** WORK TO BE COMPLETED **
Please output each line of the data exactly as it appears.

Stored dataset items
# Suaiba/Mammo-CLIP-Dissect

Measured on AMD Instinct MI355X. Metric: probe images/sec dissected (763 concepts, all layers), higher is better.
Workload: dtype f32; 1 GPU; configs[1]: M-Mammo-CLIP Dissect through the drop-in driver describe_broad_neurons.main(): Mammo-CLIP ViT-B/16 target+dissector (random init), weak: 10000 images per GPU, synthetic 224x224 images resident in HBM, 763 concepts, 12 layers x 768 neurons, soft_wpmi top_k=100; CSV + args.txt + activation cache files written inside the step; entry_point=mammo_clip_dissect_amd.concept_vit.describe_broad_neurons.main, images_per_gpu=10000, global_images=10000, batch=2500, parallelism=image-sharded dp1, activation_cache_written=True

## Files before the change

### mammo-clip-dissect_amd/_lib.py

```python
import ctypes
import os

_HERE = os.path.dirname(os.path.abspath(__file__))
LIB_PATH = os.environ.get("MCD_LIB_PATH") or os.path.join(_HERE, "csrc", "libmcd_hip.so")

_i64 = ctypes.c_int64
_int = ctypes.c_int
_f = ctypes.c_float
_p = ctypes.c_void_p
_sz = ctypes.c_size_t

SIGNATURES = {
    "mcd_last_error": (ctypes.c_char_p, []),
    "mcd_abi_version": (_int, []),
    "mcd_normalize_rows": (_int, [_p, _i64, _i64, _i64, _p, _i64, _p]),
    "mcd_center_cube_normalize_rows": (_int, [_p, _i64, _i64, _i64, _f, _p, _i64, _p]),
    "mcd_prepare_rows_gathered": (_int, [_p, _i64, _i64, _int, ctypes.POINTER(_i64), _i64, _i64, _i64, _int, _f, _p, _i64,
                                         _p]),
    "mcd_embed_gemm_workspace": (_sz, [_i64, _i64, _i64, _int]),
    "mcd_embed_gemm": (_int, [_p, _i64, _p, _i64, _i64, _i64, _i64, _int, _p, _i64, _p, _sz, _p]),
    "mcd_embed_gemm_exp_workspace": (_sz, [_i64, _i64, _i64]),
    "mcd_embed_gemm_exp": (_int, [_p, _i64, _p, _i64, _i64, _i64, _i64, _f, _int, _p, _i64, _p, _p, _sz, _p]),
    "mcd_embed_gemm_exp_time_kernel": (_int, [_int]),
    "mcd_embed_gemm_exp_kernel_ms": (_f, []),
# ... 22 lines not shown
    "mcd_conv7x7s2_nhwc": (_int, [_p, _i64, _i64, _i64, _i64, _p, _i64, _p, _p]),
    "mcd_bn_relu_maxpool_nhwc": (_int, [_p, _i64, _i64, _i64, _i64, _p, _p, _p, _p]),
    "mcd_conv_igemm_nhwc": (_int, [_p, _i64, _i64, _i64, _i64, _p, _p, _i64, _int, _int, _int, _int, _p, _p]),
    "mcd_conv_igemm_res_nhwc": (_int, [_p, _i64, _i64, _i64, _i64, _p, _p, _p, _i64, _int, _int, _int, _int, _p, _p]),
    "mcd_conv3x3s2_nhwc": (_int, [_p, _i64, _i64, _i64, _i64, _p, _p, _i64, _int, _p, _p]),
    "mcd_avgpool2_nhwc": (_int, [_p, _i64, _i64, _i64, _i64, _p, _p]),
    "mcd_attnpool_tokens": (_int, [_p, _i64, _i64, _i64, _p, _p, _p]),
    "mcd_image_preprocess": (_int, [_p, _i64, _i64, _i64, _p, _i64, _i64, _p, _i64, _i64, _i64, _i64, _i64, _i64, _p, _p, _i64,
                                    _p]),
    "mcd_image_minmax_workspace": (_sz, [_i64, _i64, _i64, _i64]),
    "mcd_image_minmax_normalize": (_int, [_p, _i64, _i64, _i64, _i64, _int, _f, _f, _p, _i64, _p, _sz, _p]),
}
TEXT_SIGNATURES = {
    "mcd_vit_attention_keylen": (_int, [_p, _i64, _i64, _i64, _p, _p, _p]),
    "mcd_text_embed_ln": (_int, [_p, _p, _p, _p, _p, _p, _p, _f, _i64, _i64, _i64, _i64, _i64, _p, _p]),
}
CLIP_SIGNATURES = {
    "mcd_vit_attention_causal": (_int, [_p, _i64, _i64, _i64, _p, _p]),
    "mcd_quick_gelu": (_int, [_p, _i64, _p, _p]),
}
TOKEN_SIGNATURES = {
    "mcd_token_mean": (_int, [_p, _int, _int, _int, _i64, _i64, _int, _p, _i64, _p]),
}
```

** RESPONSE BOX **
# Suaiba/Mammo-CLIP-Dissect

Measured on AMD Instinct MI355X. Metric: probe images/sec dissected (763 concepts, all layers), higher is better.
Workload: dtype f32; 1 GPU; configs[1]: M-Mammo-CLIP Dissect through the drop-in driver describe_broad_neurons.main(): Mammo-CLIP ViT-B/16 target+dissector (random init), weak: 10000 images per GPU, synthetic 224x224 images resident in HBM, 763 concepts, 12 layers x 768 neurons, soft_wpmi top_k=100; CSV + args.txt + activation cache files written inside the step; entry_point=mammo_clip_dissect_amd.concept_vit.describe_broad_neurons.main, images_per_gpu=10000, global_images=10000, batch=2500, parallelism=image-sharded dp1, activation_cache_written=True

## Files before the change

### mammo-clip-dissect_amd/_lib.py

```python
import ctypes
import os

_HERE = os.path.dirname(os.path.abspath(__file__))
LIB_PATH = os.environ.get("MCD_LIB_PATH") or os.path.join(_HERE, "csrc", "libmcd_hip.so")

_i64 = ctypes.c_int64
_int = ctypes.c_int
_f = ctypes.c_float
_p = ctypes.c_void_p
_sz = ctypes.c_size_t

SIGNATURES = {
    "mcd_last_error": (ctypes.c_char_p, []),
    "mcd_abi_version": (_int, []),
    "mcd_normalize_rows": (_int, [_p, _i64, _i64, _i64, _p, _i64, _p]),
    "mcd_center_cube_normalize_rows": (_int, [_p, _i64, _i64, _i64, _f, _p, _i64, _p]),
    "mcd_prepare_rows_gathered": (_int, [_p, _i64, _i64, _int, ctypes.POINTER(_i64), _i64, _i64, _i64, _int, _f, _p, _i64,
                                         _p]),
    "mcd_embed_gemm_workspace": (_sz, [_i64, _i64, _i64, _int]),
    "mcd_embed_gemm": (_int, [_p, _i64, _p, _i64, _i64, _i64, _i64, _int, _p, _i64, _p, _sz, _p]),
    "mcd_embed_gemm_exp_workspace": (_sz, [_i64, _i64, _i64]),
    "mcd_embed_gemm_exp": (_int, [_p, _i64, _p, _i64, _i64, _i64, _i64, _f, _int, _p, _i64, _p, _p, _sz, _p]),
    "mcd_embed_gemm_exp_time_kernel": (_int, [_int]),
    "mcd_embed_gemm_exp_kernel_ms": (_f, []),
# ... 22 lines not shown
    "mcd_conv7x7s2_nhwc": (_int, [_p, _i64, _i64, _i64, _i64, _p, _i64, _p, _p]),
    "mcd_bn_relu_maxpool_nhwc": (_int, [_p, _i64, _i64, _i64, _i64, _p, _p, _p, _p]),
    "mcd_conv_igemm_nhwc": (_int, [_p, _i64, _i64, _i64, _i64, _p, _p, _i64, _int, _int, _int, _int, _p, _p]),
    "mcd_conv_igemm_res_nhwc": (_int, [_p, _i64, _i64, _i64, _i64, _p, _p, _p, _i64, _int, _int, _int, _int, _p, _p]),
    "mcd_conv3x3s2_nhwc": (_int, [_p, _i64, _i64, _i64, _i64, _p, _p, _i64, _int, _p, _p]),
    "mcd_avgpool2_nhwc": (_int, [_p, _i64, _i64, _i64, _i64, _p, _p]),
    "mcd_attnpool_tokens": (_int, [_p, _i64, _i64, _i64, _p, _p, _p]),
    "mcd_image_preprocess": (_int, [_p, _i64, _i64, _i64, _p, _i64, _i64, _p, _i64, _i64, _i64, _i64, _i64, _i64, _p, _p, _i64,
                                    _p]),
    "mcd_image_minmax_workspace": (_sz, [_i64, _i64, _i64, _i64]),
    "mcd_image_minmax_normalize": (_int, [_p, _i64, _i64, _i64, _i64, _int, _f, _f, _p, _i64, _p, _sz, _p]),
}
TEXT_SIGNATURES = {
    "mcd_vit_attention_keylen": (_int, [_p, _i64, _i64, _i64, _p, _p, _p]),
    "mcd_text_embed_ln": (_int, [_p, _p, _p, _p, _p, _p, _p, _f, _i64, _i64, _i64, _i64, _i64, _p, _p]),
}
CLIP_SIGNATURES = {
    "mcd_vit_attention_causal": (_int, [_p, _i64, _i64, _i64, _p, _p]),
    "mcd_quick_gelu": (_int, [_p, _i64, _p, _p]),
}
TOKEN_SIGNATURES = {
    "mcd_token_mean": (_int, [_p, _int, _int, _int, _i64, _i64, _int, _p, _i64, _p]),
}
```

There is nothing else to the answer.